Once native to the tropical Americas, Lantana has now invaded over 30 million hectares in India alone. This invasive plant species suffocates native nutritious food plants in forest and savanna ecosystems. It doesn’t take long for the herbivore populations to crash, creating even more obstacles for carnivores. The repercussions sweep through landscapes and seascapes, affecting biodiversity and disrupting species interactions.

In Australia, lantana is declared a noxious weed on over 4 million hectares of land. Invasive water hyacinth has invaded a village-owned pond in a remote village of northern India. Water crisis — This disruption is severely impacting the local water systems. At the same time, Prosopis juliflora has spread over great swathes of dry grasslands, where it is used as an alternative feedstock for biochar.

Invasive species are not the exception, rather the rule. Indeed, about 10,000 non-native plants flourish across the expanded tropics. Indeed, most of the species we focus on today have been introduced due to their practical benefits. As Mungi points out, “Many alien species are imported for their usefulness and value, but few escape and become invasive with undesirable impacts.”

The local communities have written plays, songs and cookbooks to address the challenges posed by these invasive species. They manufacture value added furniture from Lantana and utilize water hyacinth to produce commercial products.
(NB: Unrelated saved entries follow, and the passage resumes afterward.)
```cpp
extern "C" int oasr_test_argmax_rows(const void* logits, int dtype, int64_t ld, int V, int64_t n_rows, const int32_t* rows, const int32_t* span, int B,
                                     int S, int32_t* pred_out, void* stream) {
  OASR_TEST_DTYPE("oasr_test_argmax_rows");
  if (dtype == OASR_DTYPE_BF16)
    return launch_argmax_rows((const bf16_t*)logits, (long)ld, V, (long)n_rows, rows, span, B, S, pred_out, (hipStream_t)stream);
  return launch_argmax_rows((const float*)logits, (long)ld, V, (long)n_rows, rows, span, B, S, pred_out, (hipStream_t)stream);
}

extern "C" int oasr_cross_entropy_ex(void* logits, int64_t ld, int V, const int64_t* targets, int64_t rows, int64_t ignore, float gscale,
                                     int32_t* n_valid_dev, float* row_loss, float* loss_out, int write_grad, float label_smoothing, float z_loss,
                                     float* row_parts, void* stream) {
  hipStream_t st = (hipStream_t)stream;
  int rc = check_ce_reg("oasr_cross_entropy_ex", label_smoothing, z_loss);
  if (rc) return rc;
  CeReg reg;
  reg.eps = label_smoothing;
  reg.z = z_loss;
  reg.parts = row_parts;
  reg.parts_stride = (long)rows;
  rc = launch_count_valid(targets, rows, ignore, V, n_valid_dev, st);
  if (rc) return rc;
  rc = launch_cross_entropy((bf16_t*)logits, ld, V, targets, rows, ignore, gscale, n_valid_dev, row_loss, write_grad, st, reg);
  if (rc) return rc;
  if (loss_out) rc = launch_loss_reduce(row_loss, rows, n_valid_dev, 1.0f, loss_out, 0, st);
  return rc;
}
extern "C" int oasr_cross_entropy(void* logits, int64_t ld, int V, const int64_t* targets, int64_t rows, int64_t ignore, float gscale,
                                  int32_t* n_valid_dev, float* row_loss, float* loss_out, int write_grad, void* stream) {
  return oasr_cross_entropy_ex(logits, ld, V, targets, rows, ignore, gscale, n_valid_dev, row_loss, loss_out, write_grad, 0.f, 0.f, nullptr, stream);
}

extern "C" int oasr_pick_tokens(const float* logits, int64_t ld, int V, int64_t rows, const float* mask, const float* mask2, int64_t* tok,
                                float* logprob, void* stream) {
  return launch_pick_tokens(logits, ld, V, rows, mask, mask2, tok, logprob, (hipStream_t)stream);
}

extern "C" int oasr_pick_tokens_ts(const float* logits, int64_t ld, int V, int64_t rows, const float* mask, const float* mask2,
                                   const int64_t* history, int64_t history_ld, int n_history, int timestamp_begin, int eot, int no_timestamps,
                                   int max_initial_index, int64_t* tok, float* logprob, void* stream) {
  return launch_pick_tokens_ts(logits, ld, V, rows, mask, mask2, history, history_ld, n_history, timestamp_begin, eot, no_timestamps,
                               max_initial_index, tok, logprob, (hipStream_t)stream);
}

extern "C" int oasr_topk_tokens(const float* logits, int64_t ld, int V, int64_t rows, const float* mask, const float* mask2,
                                const int64_t* history, int64_t history_ld, int n_history, int timestamp_begin, int eot, int no_timestamps,
                                int max_initial_index, int K, int64_t* tok, float* logprob, void* stream) {
  return launch_topk_tokens_ts(logits, ld, V, rows, mask, mask2, history, history_ld, n_history, timestamp_begin, eot, no_timestamps,
                               max_initial_index, K, tok, logprob, (hipStream_t)stream);
}
extern "C" int oasr_sample_tokens(const float* logits, int64_t ld, int V, int64_t rows, const float* mask, const float* mask2,
                                  const int64_t* history, int64_t history_ld, int n_history, int timestamp_begin, int eot, int no_timestamps,
                                  int max_initial_index, float temperature, const float* uniforms, int64_t* tok, float* logprob, void* stream) {
  return launch_sample_tokens_ts(logits, ld, V, rows, mask, mask2, history, history_ld, n_history, timestamp_begin, eot, no_timestamps,
                                 max_initial_index, temperature, uniforms, tok, logprob, (hipStream_t)stream);
}

extern "C" int oasr_cast_f32_bf16(const float* src, void* dst, int64_t n, void* stream) {
  return launch_cast_f32_bf16(src, (bf16_t*)dst, n, (hipStream_t)stream);
}

typedef __attribute__((address_space(3))) s16x4_t* lds_s16x4_ptr_t;
__global__ void probe_tr16_kernel(const bf16_t* __restrict__ src, bf16_t* __restrict__ dst) {
  __shared__ __attribute__((aligned(16))) bf16_t tile[16 * 64];
  const int l = threadIdx.x;
  for (int i = l; i < 16 * 64; i += 64) tile[i] = src[i];
  __syncthreads();
  const int row = (l >> 4) * 4 + ((l & 15) >> 2), col = ((l & 15) & 3) * 4;
  const s16x4_t v = __builtin_amdgcn_ds_read_tr16_b64_v4i16((lds_s16x4_ptr_t)(tile + row * 64 + col));
  for (int j = 0; j < 4; ++j) dst[l * 4 + j] = (bf16_t)v[j];
}
typedef __attribute__((address_space(3))) void* lds_void_ptr_t;
__global__ void probe_lds_oob_kernel(const bf16_t* __restrict__ src, bf16_t* __restrict__ dst) {
  __shared__ __attribute__((aligned(16))) bf16_t tile[64 * 8];
  const int l = threadIdx.x;
  for (int i = l; i < 64 * 8; i += 64) tile[i] = 0xAAAA;
  __syncthreads();
  const __amdgpu_buffer_rsrc_t rs = __builtin_amdgcn_make_buffer_rsrc(const_cast<bf16_t*>(src), 0, 64 * 16, 0x00020000);
  const unsigned off = l < 32 ? l * 16 : 0x80000000u;
  __builtin_amdgcn_raw_ptr_buffer_load_lds(rs, (lds_void_ptr_t)tile, 16, off, 0, 0, 0);
  __syncthreads();
  for (int i = l; i < 64 * 8; i += 64) dst[i] = tile[i];
}
extern "C" int oasr_probe_lds_oob(const void* src, void* dst, void* stream) {
// ... 10 lines not shown
```

olmoasr_amd/csrc/norm.hip:

```cpp
#include "kernels.h"

namespace {

constexpr int MAXC = 4;

__device__ __forceinline__ void unpack8(const u32x4_t& p, float (&f)[8]) {
#pragma unroll
  for (int i = 0; i < 4; ++i) {
    f[2 * i] = bf_lo(p[i]);
    f[2 * i + 1] = bf_hi(p[i]);
  }
}
__device__ __forceinline__ u32x4_t pack8(const float (&f)[8]) {
  u32x4_t p;
#pragma unroll
  for (int i = 0; i < 4; ++i) p[i] = pack_bf2(f[2 * i], f[2 * i + 1]);
  return p;
}

__global__ __launch_bounds__(256) void ln_fwd_kernel(const bf16_t* __restrict__ x, const float* __restrict__ gamma,
                                                     const float* __restrict__ beta, bf16_t* __restrict__ y,
                                                     float* __restrict__ mean_out, float* __restrict__ rstd_out, long rows,
                                                     int d) {
  const int lane = threadIdx.x & 63;
  const long row = (long)blockIdx.x * 4 + (threadIdx.x >> 6);
  if (row >= rows) return;
  const int nchunk = d >> 3;
  float v[MAXC][8];
  float s = 0.f;
#pragma unroll
  for (int c = 0; c < MAXC; ++c) {
    const int ch = lane + 64 * c;
    if (ch < nchunk) {
      unpack8(*(const u32x4_t*)(x + row * d + ch * 8), v[c]);
#pragma unroll
      for (int i = 0; i < 8; ++i) s += v[c][i];
    }
  }
  const float mean = wave_sum(s) / (float)d;
  float q = 0.f;
#pragma unroll
  for (int c = 0; c < MAXC; ++c) {
    const int ch = lane + 64 * c;
    if (ch < nchunk) {
#pragma unroll
      for (int i = 0; i < 8; ++i) {
        const float t = v[c][i] - mean;
        q += t * t;
      }
    }
  }
  const float var = wave_sum(q) / (float)d;
  const float rstd = rsqrtf(var + 1e-5f);
#pragma unroll
  for (int c = 0; c < MAXC; ++c) {
    const int ch = lane + 64 * c;
    if (ch < nchunk) {
      float o[8];
      const f32x4_t g0 = *(const f32x4_t*)(gamma + ch * 8), g1 = *(const f32x4_t*)(gamma + ch * 8 + 4);
      const f32x4_t b0 = *(const f32x4_t*)(beta + ch * 8), b1 = *(const f32x4_t*)(beta + ch * 8 + 4);
#pragma unroll
      for (int i = 0; i < 4; ++i) {
        o[i] = (v[c][i] - mean) * rstd * g0[i] + b0[i];
        o[4 + i] = (v[c][4 + i] - mean) * rstd * g1[i] + b1[i];
      }
      *(u32x4_t*)(y + row * d + ch * 8) = pack8(o);
    }
  }
  if (lane == 0) {
    if (mean_out) mean_out[row] = mean;
    if (rstd_out) rstd_out[row] = rstd;
  }
}

template <int NCH, int PG>
__global__ __launch_bounds__(256) void ln_bwd_kernel(const bf16_t* __restrict__ dy, const bf16_t* __restrict__ x,
                                                     const float* __restrict__ gamma, const float* __restrict__ mean,
                                                     const float* __restrict__ rstd, const bf16_t* __restrict__ dres,
                                                     bf16_t* __restrict__ dx, float* __restrict__ dgamma,
                                                     float* __restrict__ dbeta, float* __restrict__ dsum, long rows, int d) {
  __shared__ float red[4][512 * NCH];
  const int lane = threadIdx.x & 63, wave = threadIdx.x >> 6;
  const int nchunk = d >> 3;
  float gw[NCH][8], dg[NCH][8], db[NCH][8], dsx[NCH][8];
#pragma unroll
  for (int c = 0; c < NCH; ++c) {
    const int ch = lane + 64 * c;
#pragma unroll
    for (int i = 0; i < 8; ++i) {
      dg[c][i] = 0.f;
      db[c][i] = 0.f;
      dsx[c][i] = 0.f;
      gw[c][i] = (ch < nchunk) ? gamma[ch * 8 + i] : 0.f;
    }
  }
  const float inv_d = 1.0f / (float)d;
  const long stride = (long)gridDim.x * 4;
  for (long row0 = (long)blockIdx.x * 4 + wave; row0 < rows; row0 += 2 * stride) {
    u32x4_t px[2][NCH], pd[2][NCH], pr[2][NCH];
    bool live[2];
#pragma unroll
    for (int r = 0; r < 2; ++r) {
      const long row = row0 + r * stride;
      live[r] = row < rows;
      const long rr = live[r] ? row : row0;
#pragma unroll
      for (int c = 0; c < NCH; ++c) {
        const int ch = lane + 64 * c;
        if (ch < nchunk) {
          px[r][c] = *(const u32x4_t*)(x + rr * d + ch * 8);
          pd[r][c] = *(const u32x4_t*)(dy + rr * d + ch * 8);
          if (dres) pr[r][c] = *(const u32x4_t*)(dres + rr * d + ch * 8);
        }
      }
    }
#pragma unroll
    for (int r = 0; r < 2; ++r) {
      if (!live[r]) continue;
      const long row = row0 + r * stride;
      const float mu = mean[row], rs = rstd[row];
      float xh[NCH][8], gy[NCH][8];
      float s1 = 0.f, s2 = 0.f;
#pragma unroll
      for (int c = 0; c < NCH; ++c) {
        const int ch = lane + 64 * c;
        if (ch < nchunk) {
          float xv[8], dv[8];
          unpack8(px[r][c], xv);
          unpack8(pd[r][c], dv);
#pragma unroll
          for (int i = 0; i < 8; ++i) {
            xh[c][i] = (xv[i] - mu) * rs;
            gy[c][i] = dv[i] * gw[c][i];
            s1 += gy[c][i];
            s2 += gy[c][i] * xh[c][i];
            if (PG & 1) dg[c][i] += dv[i] * xh[c][i];
            if (PG & 2) db[c][i] += dv[i];
          }
        }
      }
      s1 = wave_sum(s1) * inv_d;
      s2 = wave_sum(s2) * inv_d;
#pragma unroll
      for (int c = 0; c < NCH; ++c) {
        const int ch = lane + 64 * c;
        if (ch < nchunk) {
          float o[8];
#pragma unroll
          for (int i = 0; i < 8; ++i) o[i] = rs * (gy[c][i] - s1 - xh[c][i] * s2);
          if (dres) {
            float rv[8];
            unpack8(pr[r][c], rv);
#pragma unroll
            for (int i = 0; i < 8; ++i) o[i] = bf_round(o[i]) + rv[i];
          }
          const u32x4_t packed = pack8(o);
          *(u32x4_t*)(dx + row * d + ch * 8) = packed;
          if (dsum) {
#pragma unroll
            for (int i = 0; i < 4; ++i) {
              dsx[c][2 * i] += bf_lo(packed[i]);
              dsx[c][2 * i + 1] += bf_hi(packed[i]);
            }
          }
        }
      }
    }
  }
  for (int pass = 0; pass < (dsum ? 3 : 2); ++pass) {
    if ((pass == 0 && !(PG & 1)) || (pass == 1 && !(PG & 2))) continue;
#pragma unroll
    for (int c = 0; c < NCH; ++c) {
      const int ch = lane + 64 * c;
      if (ch < nchunk) {
#pragma unroll
        for (int i = 0; i < 8; ++i) red[wave][ch * 8 + i] = pass == 0 ? dg[c][i] : (pass == 1 ? db[c][i] : dsx[c][i]);
      }
    }
    __syncthreads();
    float* dst = pass == 0 ? dgamma : (pass == 1 ? dbeta : dsum);
    for (int j = threadIdx.x; j < d; j += 256) {
      const float t = red[0][j] + red[1][j] + red[2][j] + red[3][j];
      unsafeAtomicAdd(dst + j, t);
    }
    __syncthreads();
  }
}

}
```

Mungi emphasizes this adaptation: “In many places across the greater tropics, the locals have started using invasive plants… They have, in other words, adapted to a new reality.”

Yet for all their usefulness, there are substantial hurdles to controlling invasive plants. As Mungi explains, “The problem with managing widespread invasive plants is that it’s very costly to completely eradicate them.” Variable eradication success makes eradication more complicated for these species, as reinvasion often occurs.
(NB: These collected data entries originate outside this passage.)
class GridView(C.Structure):
    _fields_ = [("num_voxels", C.c_int64), ("voxel_size", C.c_float), ("truncation", C.c_float),
                ("keys", C.c_void_p), ("sdf", C.c_void_p), ("sdf_refined", C.c_void_p), ("albedo", C.c_void_p),
                ("weight", C.c_void_p), ("color", C.c_void_p)]


EXPORTS = ["i3d_create", "i3d_destroy", "i3d_last_error", "i3d_version", "i3d_set_grid", "i3d_get_grid", "i3d_update_grid",
           "i3d_set_frames", "i3d_set_frames_rgbd", "i3d_get_frame_image", "i3d_resize_depth", "i3d_set_camera", "i3d_get_camera", "i3d_set_voxel_sh", "i3d_get_voxel_sh",
           "i3d_optimizer_config_default", "i3d_optimize", "i3d_optimize_host", "i3d_estimate_sh",
           "i3d_set_grid_from_tsdf_records", "i3d_recompute_colors", "i3d_clear_outside_thin_shell", "i3d_upsample", "i3d_grid_info",
           "i3d_export_grid", "i3d_refine",
           "i3d_tsdf_read_header", "i3d_tsdf_read_records", "i3d_tsdf_write", "i3d_sbr_write", "i3d_sbr_read", "i3d_write_poses",
           "i3d_write_intrinsics", "i3d_read_intrinsics", "i3d_config_load_yaml", "i3d_yaml_get",
           "i3d_extract_mesh", "i3d_get_mesh", "i3d_render_view", "i3d_track_desc_default", "i3d_track_frame", "i3d_track_rgbd_desc_default", "i3d_track_frame_rgbd",
           "i3d_query_desc_default", "i3d_query_points", "i3d_fusion_query_points",
           "i3d_register_desc_default", "i3d_register_points", "i3d_fusion_register_points", "i3d_debug_register_sums", "i3d_debug_register_row_cap",
           "i3d_track_sdf_desc_default", "i3d_track_frame_sdf", "i3d_fusion_track_sdf", "i3d_debug_track_sdf_sums",
           "i3d_track_frames_sdf", "i3d_track_keyframes_sdf", "i3d_debug_track_batch_frames",
           "i3d_export_mesh_ply", "i3d_write_ply", "i3d_mc_tables", "i3d_visualization_colors",
           "i3d_png_info", "i3d_png_decode", "i3d_pose_mat_to_vec6", "i3d_sensor_open", "i3d_sensor_open_yaml", "i3d_sensor_close", "i3d_sensor_info", "i3d_sensor_color",
           "i3d_sensor_depth", "i3d_sensor_pose", "i3d_sensor_set_pose", "i3d_sensor_set_pose_vec6", "i3d_sensor_save_poses",
           "i3d_mesh_remove_loose_components", "i3d_keyframes_load", "i3d_keyframes_save", "i3d_keyframes_select", "i3d_blur_score", "i3d_init_frames_from_sensor",
           "i3d_fusion_create", "i3d_fusion_destroy", "i3d_fusion_last_error", "i3d_fusion_integrate", "i3d_fusion_finish", "i3d_fusion_info", "i3d_fusion_get",
           "i3d_fusion_save", "i3d_fusion_render", "i3d_fusion_track", "i3d_shard_need", "i3d_comm_stats",
           "i3d_comm_unique_id", "i3d_comm_init", "i3d_comm_sim_create", "i3d_comm_sim_destroy", "i3d_comm_init_sim", "i3d_shard_plan", "i3d_shard_vec_index",
           "i3d_comm_transport", "i3d_timing_enable", "i3d_timing_select", "i3d_timing_get", "i3d_timing_get_work", "i3d_timing_get_work_ex", "i3d_kernel_name", "i3d_problem_sizes",
           "i3d_debug_assemble", "i3d_debug_map_order", "i3d_debug_flags", "i3d_debug_eg_rows", "i3d_debug_reg_rows", "i3d_debug_neighbors",
           "i3d_debug_normal_eq", "i3d_debug_jtj_apply", "i3d_debug_counters", "i3d_debug_cull_stats", "i3d_debug_ladder_stats", "i3d_debug_ladder_passes", "i3d_debug_track_sums", "i3d_debug_track_rgbd_sums"]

As Svenning notes, alien plants can be either beneficial or detrimental, and often both at the same time. He states, “While invasive species need focused management, other more neutral alien species can sometimes offer a positive ecological role.” Such complexity requires an intentionally nuanced strategy to ecosystem management, especially as climate change makes ongoing impacts to native biodiversity increasingly inevitable.

“Since invasive plants have spread across the natural areas, they simply can’t just be bulldozed, as that can have several undesirable impacts on the ecosystems. A sustainable alternative is urgently needed.” – No specific author mentioned

Both researchers emphasize the need to work with local communities to determine the best management strategies. “Local communities are often more aware about the local ecosystem and about creative ways of management,” notes one of the researchers.